Scuba diving can alleviate many of the problems faced during breath-hold diving because you breathe pressurized air while submerged.

3. Health Risks of Hyperbaric Conditions

Breathing gases under pressure can cause the body to accumulate gases in toxic levels, so precautions must be taken when diving with pressurized gases.

O2 poisoning occurs when PO2 values are above 318 mmHg. Less O2 will be removed from hemoglobin for use by tissues. This impairs the biding of CO2 to hemoglobin, so less CO2 is removed by this route. High PO2 also causes vasoconstriction in the cerebral vessels, which decreases blood flow to the brain.
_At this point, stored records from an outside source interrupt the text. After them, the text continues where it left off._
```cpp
template <typename F> __device__ inline void wave_bucket_atomic(uint32_t bucket, F &&leader_op, uint32_t &before, uint32_t &rank) {
  const uint32_t lane = threadIdx.x & 63u;
  const uint64_t below = (1ull << lane) - 1ull;
  bool pending = true;
  uint32_t cnt = 0, leader = lane;
  rank = 0;
  while (__any(pending)) {
    if (pending) {
      const uint32_t b = __builtin_amdgcn_readfirstlane(bucket);
// ... 148 lines not shown
#pragma unroll
    for (uint32_t k = 0; k < SCAN_ITEMS; ++k) {
      const uint32_t lin = base + k, z = lin >> (2u * ps);
      const uint32_t code = morton_encode(lin & mask, (lin >> ps) & mask, z);
      v[k] = (z <= mask && code + 1u < jobs.tableN) ? count[code] : 0u;
    }
  }
}
__global__ __launch_bounds__(BLOCK) void k_scan_block_sums(ScanJobs jobs) {
  const uint32_t j = blockIdx.x >= jobs.nb[0] ? 1u : 0u, blk = blockIdx.x - (j ? jobs.nb[0] : 0u);
  const uint32_t *__restrict__ count = jobs.count[j];
  const uint32_t len = jobs.len[j];
  const uint32_t base = blk * SCAN_TILE + threadIdx.x * SCAN_ITEMS;
  uint32_t s = 0;
  if (j && jobs.rowShift) {
    uint32_t v[SCAN_ITEMS];
    row_populations(jobs, base, v);
#pragma unroll
    for (int k = 0; k < SCAN_ITEMS; ++k) s += v[k];
  } else if (base + SCAN_ITEMS <= len) {
    const uint4 a = *reinterpret_cast<const uint4 *>(count + base);
    const uint4 b = *reinterpret_cast<const uint4 *>(count + base + 4);
    s = a.x + a.y + a.z + a.w + b.x + b.y + b.z + b.w;
  } else {
    for (int k = 0; k < SCAN_ITEMS; ++k)
      if (base + k < len) s += count[base + k];
  }
  uint32_t total;
  block_excl_scan(s, &total);
  if (threadIdx.x == 0) jobs.sums[j][blk] = total;
}

__global__ __launch_bounds__(BLOCK) void k_scan_sums(ScanJobs jobs, uint32_t *__restrict__ zero, uint32_t nZero) {
  if (blockIdx.x == 0)
    for (uint32_t k = threadIdx.x; k < nZero; k += BLOCK) zero[k] = 0u;
  uint32_t *__restrict__ blockSums = jobs.sums[blockIdx.x];
  const uint32_t nb = jobs.nb[blockIdx.x];
  uint32_t carry = 0;
  for (uint32_t base = 0; base < nb; base += BLOCK) {
    const uint32_t i = base + threadIdx.x;
    const uint32_t v = i < nb ? blockSums[i] : 0u;
    uint32_t total;
    const uint32_t ex = block_excl_scan(v, &total);
    if (i < nb) blockSums[i] = carry + ex;
    carry += total;
  }
}

__global__ __launch_bounds__(BLOCK) void k_scan_apply(ScanJobs jobs) {
  const uint32_t j = blockIdx.x >= jobs.nb[0] ? 1u : 0u, blk = blockIdx.x - (j ? jobs.nb[0] : 0u);
  const uint32_t *__restrict__ count = jobs.count[j];
  uint32_t *__restrict__ table = jobs.table[j];
  const uint32_t len = jobs.len[j];
  const uint32_t base = blk * SCAN_TILE + threadIdx.x * SCAN_ITEMS;
  uint32_t v[SCAN_ITEMS];
  uint32_t s = 0;
  if (j && jobs.rowShift) {
    row_populations(jobs, base, v);
#pragma unroll
    for (int k = 0; k < SCAN_ITEMS; ++k) s += v[k];
  } else {
#pragma unroll
    for (int k = 0; k < SCAN_ITEMS; ++k) {
      v[k] = (base + k < len) ? count[base + k] : 0u;
      s += v[k];
    }
  }
  if (j && jobs.segs) {
// ... 2705 lines not shown
```

Baseline: 899.5 million particle-steps/s.

## Defer row diffusion onto side stream to overlap with finalise and next step

Moves the viscosity/diffuse pass off the critical path: when eligible (large N, no stage timing, no graphs or slabs), diffusion is launched on a side stream at finalise time and joined only before the next sort's rank-move kernel. To make that safe, the cell table, linear table and row segment buffers are double-buffered with a parity-selected segment counter, so the next sort can rebuild them while the deferred diffuse still reads the old ones. This adds extra buffer memory, event sync and more complex error/join handling, and the concurrent kernels compete for bandwidth.

```diff
diff --git a/pbf-sph_amd/csrc/pbf_hip.hip b/pbf-sph_amd/csrc/pbf_hip.hip
--- a/pbf-sph_amd/csrc/pbf_hip.hip
+++ b/pbf-sph_amd/csrc/pbf_hip.hip
@@ -100,6 +100,7 @@
 
 constexpr uint32_t kTickets = 252;
 constexpr uint32_t kCtlWords = kTickets + 4;
+constexpr uint32_t kSegWord = kTickets + 3;
 constexpr int kBrickZ = 4;
 
 enum Stage { ST_PREDICT = 0, ST_SORT, ST_DIFFUSE, ST_LAMBDA, ST_DELTA, ST_FINALISE, ST_BUILD, ST_COUNT };
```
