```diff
+    const int w = __builtin_amdgcn_readfirstlane(threadIdx.x >> 6), lane = lane_id();
+    unsigned short *wc = s_wcnt[w];
+    const u32 base = tile * RS_TILE + w * (RS_TILE / 4);
+    const u64 lt = (1ull << lane) - 1;
+    u32 id[RS_ITEMS];
+    u32 rkp[RS_ITEMS / 2];
+    const u32 *kp = jid_bam + base;
+#pragma unroll
+    for (int r = 0; r < RS_ITEMS; r++) id[r] = kp[r * 64 + lane];
+    __syncthreads();
+#pragma unroll
+    for (int r = 0; r < RS_ITEMS; r++) {
+        const bool valid = base + r * 64 + lane < n;
+        const u32 d = id[r] & (RUN_W - 1u);
+        u32 rank = 0;
+        u64 todo = __ballot(valid);
+        while (todo) {
+            const int first = __ffsll((long long)todo) - 1;
+            const u32 idc = (u32)__builtin_amdgcn_readlane((int)id[r], first);
+            const bool mine = valid && id[r] == idc;
+            const u64 m = __ballot(mine);
+            u32 before = 0;
+            if (lane == first) {
+                before = wc[d];
+                wc[d] = (unsigned short)(before + (u32)__popcll(m));
+            }
+            before = (u32)__builtin_amdgcn_readlane((int)before, first);
+            if (mine) rank = before + (u32)__popcll(m & lt);
+            todo &= ~m;
+        }
+        rkp[r >> 1] = (r & 1) ? (rkp[r >> 1] | (rank << 16)) : rank;
+    }
+    __syncthreads();
+#pragma unroll
+    for (int r = 0; r < RS_ITEMS; r++) {
+        const u32 i = base + r * 64 + lane;
+        const u32 d = id[r] & (RUN_W - 1u);
+        u32 dst = s_dest[d] + ((rkp[r >> 1] >> ((r & 1) * 16)) & 0xffffu);
+        for (int q = 0; q < w; q++) dst += s_wcnt[q][d];
+        if (i < n && dst < n) {
+            kout[dst] = id[r];
+            vout[dst] = i;
+        }
     }
 }
 
```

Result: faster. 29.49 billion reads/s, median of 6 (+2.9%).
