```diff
+            col = n_col, gy = n_gy, x = n_x;
+#pragma unroll
+            for (int i = 0; i < NV; ++i) v[i] = nv[i];
+            if (!LATE) prefetch(unit + g_step);
+        } else {
+            locate(unit, col, gy, x);
+        }
+        if (!LATE && gy >= a.y1) {
+            settle();
+            return;
+        }
         if (TRK) {
             const int ty = gy >> kRangeTileRowsLog2;
             if (ty != p_ty || col != p_tx) {
@@ -163,30 +247,20 @@
                 p_ty = ty, p_tx = col;
             }
         }
-        if (x >= W) continue;
-        const long long irow = gy - a.in_gy0;
+        if (!PIPE) fetch(gy, x, v);
         float r[4], g[4], b[4];
         if (LAYOUT == R2F_LAYOUT_CHW) {
-            const float4 v0 = *reinterpret_cast<const float4*>(in + irow * W + x);
-            const float4 v1 = *reinterpret_cast<const float4*>(in + plane + irow * W + x);
-            const float4 v2 = *reinterpret_cast<const float4*>(in + 2 * plane + irow * W + x);
-            r[0] = v0.x, r[1] = v0.y, r[2] = v0.z, r[3] = v0.w;
-            g[0] = v1.x, g[1] = v1.y, g[2] = v1.z, g[3] = v1.w;
-            b[0] = v2.x, b[1] = v2.y, b[2] = v2.z, b[3] = v2.w;
+            r[0] = v[0].x, r[1] = v[0].y, r[2] = v[0].z, r[3] = v[0].w;
+            g[0] = v[1].x, g[1] = v[1].y, g[2] = v[1].z, g[3] = v[1].w;
+            b[0] = v[2].x, b[1] = v[2].y, b[2] = v[2].z, b[3] = v[2].w;
         } else if (LAYOUT == R2F_LAYOUT_HWC3) {
-            const float4* p4 = reinterpret_cast<const float4*>(in + (irow * W + x) * 3);
-            const float4 v0 = p4[0], v1 = p4[1], v2 = p4[2];
-            r[0] = v0.x, g[0] = v0.y, b[0] = v0.z;
-            r[1] = v0.w, g[1] = v1.x, b[1] = v1.y;
-            r[2] = v1.z, g[2] = v1.w, b[2] = v2.x;
-            r[3] = v2.y, g[3] = v2.z, b[3] = v2.w;
+            r[0] = v[0].x, g[0] = v[0].y, b[0] = v[0].z;
+            r[1] = v[0].w, g[1] = v[1].x, b[1] = v[1].y;
+            r[2] = v[1].z, g[2] = v[1].w, b[2] = v[2].x;
+            r[3] = v[2].y, g[3] = v[2].z, b[3] = v[2].w;
         } else {
-            const float4* p4 = reinterpret_cast<const float4*>(in + (irow * W + x) * 4);
-#pragma unroll
-            for (int q = 0; q < 4; ++q) {
-                const float4 v = p4[q];
-                r[q] = v.x, g[q] = v.y, b[q] = v.z;
-            }
+#pragma unroll
+            for (int q = 0; q < 4; ++q) r[q] = v[q].x, g[q] = v[q].y, b[q] = v[q].z;
         }
 #pragma unroll
         for (int q = 0; q < 4; ++q) {
@@ -203,9 +277,9 @@
                     if (a.track_mask & 4) p_lo = range_min(p_lo, b[q]), p_hi = fmaxf(p_hi, fabsf(b[q]));
                 }
                 if (FIN) {
-                    if (a.finish_mask & 1) r[q] = curve_eval_at((const float4*)cells_lds, a.curve, 0, log10_fast(a.finish_w[0] * r[q], a.log_eps));
-                    if (a.finish_mask & 2) g[q] = curve_eval_at((const float4*)cells_lds, a.curve, 1, log10_fast(a.finish_w[1] * g[q], a.log_eps));
-                    if (a.finish_mask & 4) b[q] = curve_eval_at((const float4*)cells_lds, a.curve, 2, log10_fast(a.finish_w[2] * b[q], a.log_eps));
+                    if (a.finish_mask & 1) r[q] = fin_curve(0, a.finish_w[0] * r[q]);
+                    if (a.finish_mask & 2) g[q] = fin_curve(1, a.finish_w[1] * g[q]);
+                    if (a.finish_mask & 4) b[q] = fin_curve(2, a.finish_w[2] * b[q]);
                 }
                 continue;
             }
@@ -246,6 +320,14 @@
 #pragma unroll
                 for (int k = 0; k < NB; ++k) r[q0 + k] = rn[k], g[q0 + k] = gn[k], b[q0 + k] = bn[k];
             }
+        }
+        if (LATE) {
+            prefetch(unit + g_step);
+            if (gy >= a.y1) return;
+        }
+        if ((R2F_FRONT_EXP & 2) && (r[0] + g[1]) + b[2] != 1.2345e30f) {
+            settle();
+            return;
         }
         if (UPTO != R2F_UPTO_OUTPUT) {
             float* d0 = a.dst.data + (long long)(gy - a.dst.gy0) * W + x;
@@ -255,7 +337,8 @@
             *reinterpret_cast<float4*>((FIN && (a.finish_mask & 2)) ? f0 + fs : d0 + a.dst.plane_stride) = make_float4(g[0], g[1], g[2], g[3]);
             *reinterpret_cast<float4*>((FIN && (a.finish_mask & 4)) ? f0 + 2 * fs : d0 + 2 * a.dst.plane_stride) =
                 make_float4(b[0], b[1], b[2], b[3]);
-            continue;
+            settle();
+            return;
         }
         const long long obase = ((long long)(gy - a.out_gy0) * W + x) * 3;
         if (a.out_f32) {
@@ -270,6 +353,9 @@
             o32[1] = u8_of(g[1]) | (u8_of(b[1]) << 8) | (u8_of(r[2]) << 16) | (u8_of(g[2]) << 24);
             o32[2] = u8_of(b[2]) | (u8_of(r[3]) << 8) | (u8_of(g[3]) << 16) | (u8_of(b[3]) << 24);
         }
+    };
+    for (int unit = g_begin; unit < g_end; unit += g_step) {
+        unit_body(unit);
     }
     if (TRK) {
         __shared__ int wg_ty[BY], wg_tx[BY];
```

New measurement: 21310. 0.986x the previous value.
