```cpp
static int64_t pad_to(int64_t n, int64_t a) { return (n + a - 1) / a * a; }

bool read_tuning(Tuning& t, std::string& err) {
  t = Tuning{};
  const char* v = getenv("PGBP_TUNING");
  if (!v) return true;
  std::string all(v);
  size_t at = 0;
  while (at <= all.size()) {
    size_t end = all.find(',', at);
    if (end == std::string::npos) end = all.size();
// ... 9 lines not shown
    bool numeric = false;
    if (!flag) {
      char* stop = nullptr;
      errno = 0;
      num = strtoll(tok.c_str() + eq + 1, &stop, 10);
      numeric = stop != tok.c_str() + eq + 1 && *stop == '\0' && errno == 0;
    }
    auto within = [&](long long lo, long long hi) { return numeric && num >= lo && num <= hi; };
    bool ok = false;
    if (key == "no_tail") { ok = flag; t.tail = false; }
    else if (key == "no_chunks") { ok = flag; t.chunks = false; }
    else if (key == "no_prologue") { ok = flag; t.prologues = false; }
    else if (key == "plain_layout") { ok = flag; t.packed_layouts = false; }
    else if (key == "pair") { ok = within(0, 1); t.pair2 = num != 0; }
    else if (key == "loop") { ok = within(0, 1); t.loop2 = num != 0; }
    else if (key == "mixed_fast_min") { ok = within(-1, LLONG_MAX); t.mixed_fast_min = num; }
    else if (key == "small4_min") { ok = within(-1, INT_MAX); t.small4_min = (int)num; }
    else if (key == "chunk_bins") { ok = within(0, INT_MAX); t.chunk_bins = (int)num; }
    if (!ok) {
      err = "PGBP_TUNING: unknown key or bad value in token '" + tok + "'";
      return false;
    }
  }
  return true;
}

int plan_build(Plan& p, const pgbp_desc* d) {
  if (!d || d->n_clusters <= 0 || d->n_sepsets < 0 || !d->dims || d->n_sites < 1) {
    p.err = "invalid description (null pointers, no clusters, or n_sites < 1)";
    return PGBP_ERR_INVALID;
// ... 196 lines not shown
      f.keep0 = (uint8_t)(m.keep0 < 0 ? 0 : m.keep0);
      f.up0 = (uint8_t)(m.s > 0 ? m.up0 : 0);
      if (!en.reuse) provider = fill + w;
      f.src_wave = (uint8_t)provider;
      f.grp_base = (uint8_t)fill;
      f.grp_len = (uint8_t)len;
      if (accum) {
        f.mode = (uint8_t)(kFAccum | (w == 0 ? kFOwn : 0) | (blk.second < 0 ? kFNoBlock : 0));
        if (w == 0 && m.s == 0) {
          f.up0 = (uint8_t)blk.first;
          f.mt = (uint8_t)(blk.second >= 0 ? blk.second : m.mt);
        }
      } else {
        f.mode = kFOwn;
      }
      if (pending) {
        const MsgDesc& x = p.msgs[pending->msg];
        f.mode |= kFPro;
        fp.from_off = x.from_off; fp.sep_off = x.sep_off; fp.res_off = x.res_off;
        fp.msg = pending->msg; fp.from_b = x.from_b;
        pending = nullptr;
        if (any_pro) *any_pro = true;
      }
      out.push_back(f);
      out_pro.push_back(fp);
      ++w;
    }
    fill += len;
  }
  for (; fill < W; ++fill) {
// ... 654 lines not shown
          Entry e{};
          e.msg = msg_to(i, t.ch[i]);
          e.edge = i;
          e.seq = n + i;
          e.reuse = 0;
          e.pro = 1;
          tr.entries.push_back(e);
          tr.max_mf = std::max(tr.max_mf, p.msgs[e.msg].mf);
        }
        for (int i : tk) {
          Entry e{};
          e.msg = msg_to(i, t.ch[i]);
          e.edge = i;
          e.seq = n + i;
          e.reuse = 0;
          if (prev_msg >= 0) {
            const MsgDesc& a = p.msgs[prev_msg];
            const MsgDesc& b = p.msgs[e.msg];
            if (a.from_b == b.from_b && a.s == b.s && b.ni > 0 &&
                std::equal(p.idxpool.begin() + a.keep_map, p.idxpool.begin() + a.keep_map + a.s,
                           p.idxpool.begin() + b.keep_map))
              e.reuse = 1;
          }
          prev_msg = e.msg;
          tr.entries.push_back(e);
          tr.max_mf = std::max(tr.max_mf, p.msgs[e.msg].mf);
        }
        tr.task_off.push_back((int)tr.entries.size());
      }
      if (!tasks.empty()) tr.level_off.push_back((int)tr.task_off.size() - 1);
// ... 365 lines not shown
  if (tail_pro) dump(tr->tentries, tr->tpros, 0, tr->tentries.size(), tail_pro);
  if (chunk_pro) {
    size_t o = 0;
    for (const auto& ch : tr->chunks) {
      const size_t nrec = (size_t)ch.n_groups * pgbp::kTailWaves;
      if (ch.generic)
        std::fill(chunk_pro + o, chunk_pro + o + nrec, -1);
      else
        dump(tr->centries, tr->cpros, (size_t)ch.group0 * pgbp::kTailWaves, (size_t)ch.group0 * pgbp::kTailWaves + nrec, chunk_pro + o);
      o += nrec;
    }
  }
  return PGBP_OK;
}

int pgbp_plan_chains(const pgbp_plan* p, int32_t tree, int32_t dir, int32_t* tail_chain, int32_t* chunk_chain) {
  const pgbp::Traversal* tr = get_trav(p, tree, dir);
  if (!tr) return PGBP_ERR_INVALID;
  auto word = [](const pgbp::FEntry& f) { return (int32_t)f.pad[0] | ((int32_t)f.pad[1] << 8) | ((int32_t)f.pad[2] << 16); };
  if (tail_chain) {
    const pgbp::Tree& T = p->p.trees[tree];
    const size_t first = dir == 0 ? 0 : T.post.tentries.size();
    for (size_t i = 0; i < tr->tentries.size(); ++i) tail_chain[i] = word(T.tail[first + i]);
  }
  if (chunk_chain) {
    size_t o = 0;
    for (const auto& ch : tr->chunks) {
      const size_t nrec = (size_t)ch.n_groups * pgbp::kTailWaves;
      for (size_t i = 0; i < nrec; ++i)
        chunk_chain[o + i] = ch.generic ? 0 : word(tr->centries[(size_t)ch.group0 * pgbp::kTailWaves + i]);
// ... 43 lines not shown
```

Measured before the change: 259.8 million messages/s.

Decompression sickness (the bends) results from ascending too rapidly. The nitrogen dissolved in the body cannot be removed by the lungs quickly enough, so it forms bubbles. The bubbles can form emboli, which can be fatal. To treat this, the diver must undergo recompression to force the nitrogen back to solution, then undergo gradual decompression at the rate that allows the nitrogen to be removed during normal breathing. Tables have been formulated that specify how much time must be allowed for ascension from various depths, 7 divers must adhere strictly to these.

Nitrogen narcosis (rapture of the deep) results from the narcotic effects of nitrogen when its partial pressure is high, such as during depth diving. The symptoms are similar to alcohol intoxication. Judgment is impaired, which can lead to fatal mistakes.

Spontaneous pneumothorax (rupture alveoli) & ruptured eardrum are other health risks associated with the changing pressure experienced when diving.